Restate the records in full, so that each line matches the original exactly.

════════════════

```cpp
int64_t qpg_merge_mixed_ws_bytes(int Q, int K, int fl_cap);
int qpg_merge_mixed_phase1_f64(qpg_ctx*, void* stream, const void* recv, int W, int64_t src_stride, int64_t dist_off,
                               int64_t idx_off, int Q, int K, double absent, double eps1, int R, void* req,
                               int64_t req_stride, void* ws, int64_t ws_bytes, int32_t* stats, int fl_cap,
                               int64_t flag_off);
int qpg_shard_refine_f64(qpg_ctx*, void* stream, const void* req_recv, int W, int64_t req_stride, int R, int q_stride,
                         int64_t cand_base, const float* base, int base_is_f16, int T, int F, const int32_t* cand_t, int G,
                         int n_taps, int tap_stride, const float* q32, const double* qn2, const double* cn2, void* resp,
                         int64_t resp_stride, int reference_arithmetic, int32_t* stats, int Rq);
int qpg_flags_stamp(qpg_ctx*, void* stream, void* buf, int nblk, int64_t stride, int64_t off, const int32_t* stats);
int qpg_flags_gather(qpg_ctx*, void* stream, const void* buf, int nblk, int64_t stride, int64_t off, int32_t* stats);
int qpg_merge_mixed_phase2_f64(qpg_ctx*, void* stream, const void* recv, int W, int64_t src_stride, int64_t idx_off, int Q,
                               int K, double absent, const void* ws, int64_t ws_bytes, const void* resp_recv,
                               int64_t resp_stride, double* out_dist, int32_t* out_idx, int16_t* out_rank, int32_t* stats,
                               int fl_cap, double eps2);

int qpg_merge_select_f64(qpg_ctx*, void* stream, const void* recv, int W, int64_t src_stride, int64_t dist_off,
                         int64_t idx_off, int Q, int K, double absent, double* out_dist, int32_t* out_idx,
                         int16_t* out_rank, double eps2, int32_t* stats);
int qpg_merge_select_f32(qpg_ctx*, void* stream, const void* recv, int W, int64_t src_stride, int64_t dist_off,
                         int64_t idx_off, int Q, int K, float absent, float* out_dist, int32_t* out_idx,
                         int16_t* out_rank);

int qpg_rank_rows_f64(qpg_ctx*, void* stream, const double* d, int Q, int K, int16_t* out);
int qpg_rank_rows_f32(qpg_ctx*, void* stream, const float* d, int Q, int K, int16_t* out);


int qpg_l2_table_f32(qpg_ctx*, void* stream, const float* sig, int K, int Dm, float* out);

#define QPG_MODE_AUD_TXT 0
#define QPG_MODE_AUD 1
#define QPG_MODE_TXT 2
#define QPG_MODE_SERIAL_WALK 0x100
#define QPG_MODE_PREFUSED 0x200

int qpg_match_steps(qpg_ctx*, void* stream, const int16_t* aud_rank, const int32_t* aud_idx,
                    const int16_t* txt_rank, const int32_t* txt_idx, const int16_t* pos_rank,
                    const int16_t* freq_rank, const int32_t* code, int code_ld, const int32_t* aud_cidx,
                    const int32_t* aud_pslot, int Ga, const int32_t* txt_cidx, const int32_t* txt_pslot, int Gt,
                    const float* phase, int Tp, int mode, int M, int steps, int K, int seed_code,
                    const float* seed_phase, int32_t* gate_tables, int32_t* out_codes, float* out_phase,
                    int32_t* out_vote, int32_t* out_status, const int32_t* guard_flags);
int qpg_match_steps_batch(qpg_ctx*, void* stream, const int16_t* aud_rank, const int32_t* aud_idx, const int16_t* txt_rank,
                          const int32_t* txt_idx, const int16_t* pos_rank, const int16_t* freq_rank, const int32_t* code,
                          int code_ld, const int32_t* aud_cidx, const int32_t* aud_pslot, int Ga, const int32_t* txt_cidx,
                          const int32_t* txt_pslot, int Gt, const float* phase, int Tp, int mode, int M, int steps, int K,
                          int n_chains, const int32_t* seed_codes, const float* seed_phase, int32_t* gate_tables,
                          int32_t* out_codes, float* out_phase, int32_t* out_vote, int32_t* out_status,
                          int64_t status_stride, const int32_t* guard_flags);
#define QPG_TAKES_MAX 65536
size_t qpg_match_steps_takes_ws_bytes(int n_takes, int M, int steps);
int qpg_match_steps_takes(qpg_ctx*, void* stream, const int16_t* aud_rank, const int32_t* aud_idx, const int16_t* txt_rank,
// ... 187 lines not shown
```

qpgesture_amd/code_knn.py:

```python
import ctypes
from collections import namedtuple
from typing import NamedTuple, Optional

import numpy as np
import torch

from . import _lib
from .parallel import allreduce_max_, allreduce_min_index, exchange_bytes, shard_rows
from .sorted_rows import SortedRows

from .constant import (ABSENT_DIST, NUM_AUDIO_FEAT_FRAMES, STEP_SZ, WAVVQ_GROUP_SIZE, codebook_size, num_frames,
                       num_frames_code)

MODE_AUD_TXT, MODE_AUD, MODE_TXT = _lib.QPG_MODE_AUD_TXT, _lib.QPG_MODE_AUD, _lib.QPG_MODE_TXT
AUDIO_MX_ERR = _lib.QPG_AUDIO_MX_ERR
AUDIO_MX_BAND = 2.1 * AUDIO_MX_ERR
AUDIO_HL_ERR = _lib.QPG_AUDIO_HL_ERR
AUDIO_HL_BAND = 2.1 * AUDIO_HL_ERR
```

════════════════

▶ Task output:
```cpp
int64_t qpg_merge_mixed_ws_bytes(int Q, int K, int fl_cap);
int qpg_merge_mixed_phase1_f64(qpg_ctx*, void* stream, const void* recv, int W, int64_t src_stride, int64_t dist_off,
                               int64_t idx_off, int Q, int K, double absent, double eps1, int R, void* req,
                               int64_t req_stride, void* ws, int64_t ws_bytes, int32_t* stats, int fl_cap,
                               int64_t flag_off);
int qpg_shard_refine_f64(qpg_ctx*, void* stream, const void* req_recv, int W, int64_t req_stride, int R, int q_stride,
                         int64_t cand_base, const float* base, int base_is_f16, int T, int F, const int32_t* cand_t, int G,
                         int n_taps, int tap_stride, const float* q32, const double* qn2, const double* cn2, void* resp,
                         int64_t resp_stride, int reference_arithmetic, int32_t* stats, int Rq);
int qpg_flags_stamp(qpg_ctx*, void* stream, void* buf, int nblk, int64_t stride, int64_t off, const int32_t* stats);
int qpg_flags_gather(qpg_ctx*, void* stream, const void* buf, int nblk, int64_t stride, int64_t off, int32_t* stats);
int qpg_merge_mixed_phase2_f64(qpg_ctx*, void* stream, const void* recv, int W, int64_t src_stride, int64_t idx_off, int Q,
                               int K, double absent, const void* ws, int64_t ws_bytes, const void* resp_recv,
                               int64_t resp_stride, double* out_dist, int32_t* out_idx, int16_t* out_rank, int32_t* stats,
                               int fl_cap, double eps2);

int qpg_merge_select_f64(qpg_ctx*, void* stream, const void* recv, int W, int64_t src_stride, int64_t dist_off,
                         int64_t idx_off, int Q, int K, double absent, double* out_dist, int32_t* out_idx,
                         int16_t* out_rank, double eps2, int32_t* stats);
int qpg_merge_select_f32(qpg_ctx*, void* stream, const void* recv, int W, int64_t src_stride, int64_t dist_off,
                         int64_t idx_off, int Q, int K, float absent, float* out_dist, int32_t* out_idx,
                         int16_t* out_rank);

int qpg_rank_rows_f64(qpg_ctx*, void* stream, const double* d, int Q, int K, int16_t* out);
int qpg_rank_rows_f32(qpg_ctx*, void* stream, const float* d, int Q, int K, int16_t* out);


int qpg_l2_table_f32(qpg_ctx*, void* stream, const float* sig, int K, int Dm, float* out);

#define QPG_MODE_AUD_TXT 0
#define QPG_MODE_AUD 1
#define QPG_MODE_TXT 2
#define QPG_MODE_SERIAL_WALK 0x100
#define QPG_MODE_PREFUSED 0x200

int qpg_match_steps(qpg_ctx*, void* stream, const int16_t* aud_rank, const int32_t* aud_idx,
                    const int16_t* txt_rank, const int32_t* txt_idx, const int16_t* pos_rank,
                    const int16_t* freq_rank, const int32_t* code, int code_ld, const int32_t* aud_cidx,
                    const int32_t* aud_pslot, int Ga, const int32_t* txt_cidx, const int32_t* txt_pslot, int Gt,
                    const float* phase, int Tp, int mode, int M, int steps, int K, int seed_code,
                    const float* seed_phase, int32_t* gate_tables, int32_t* out_codes, float* out_phase,
                    int32_t* out_vote, int32_t* out_status, const int32_t* guard_flags);
int qpg_match_steps_batch(qpg_ctx*, void* stream, const int16_t* aud_rank, const int32_t* aud_idx, const int16_t* txt_rank,
                          const int32_t* txt_idx, const int16_t* pos_rank, const int16_t* freq_rank, const int32_t* code,
                          int code_ld, const int32_t* aud_cidx, const int32_t* aud_pslot, int Ga, const int32_t* txt_cidx,
                          const int32_t* txt_pslot, int Gt, const float* phase, int Tp, int mode, int M, int steps, int K,
                          int n_chains, const int32_t* seed_codes, const float* seed_phase, int32_t* gate_tables,
                          int32_t* out_codes, float* out_phase, int32_t* out_vote, int32_t* out_status,
                          int64_t status_stride, const int32_t* guard_flags);
#define QPG_TAKES_MAX 65536
size_t qpg_match_steps_takes_ws_bytes(int n_takes, int M, int steps);
int qpg_match_steps_takes(qpg_ctx*, void* stream, const int16_t* aud_rank, const int32_t* aud_idx, const int16_t* txt_rank,
// ... 187 lines not shown
```

qpgesture_amd/code_knn.py:

```python
import ctypes
from collections import namedtuple
from typing import NamedTuple, Optional

import numpy as np
import torch

from . import _lib
from .parallel import allreduce_max_, allreduce_min_index, exchange_bytes, shard_rows
from .sorted_rows import SortedRows

from .constant import (ABSENT_DIST, NUM_AUDIO_FEAT_FRAMES, STEP_SZ, WAVVQ_GROUP_SIZE, codebook_size, num_frames,
                       num_frames_code)

MODE_AUD_TXT, MODE_AUD, MODE_TXT = _lib.QPG_MODE_AUD_TXT, _lib.QPG_MODE_AUD, _lib.QPG_MODE_TXT
AUDIO_MX_ERR = _lib.QPG_AUDIO_MX_ERR
AUDIO_MX_BAND = 2.1 * AUDIO_MX_ERR
AUDIO_HL_ERR = _lib.QPG_AUDIO_HL_ERR
AUDIO_HL_BAND = 2.1 * AUDIO_HL_ERR
```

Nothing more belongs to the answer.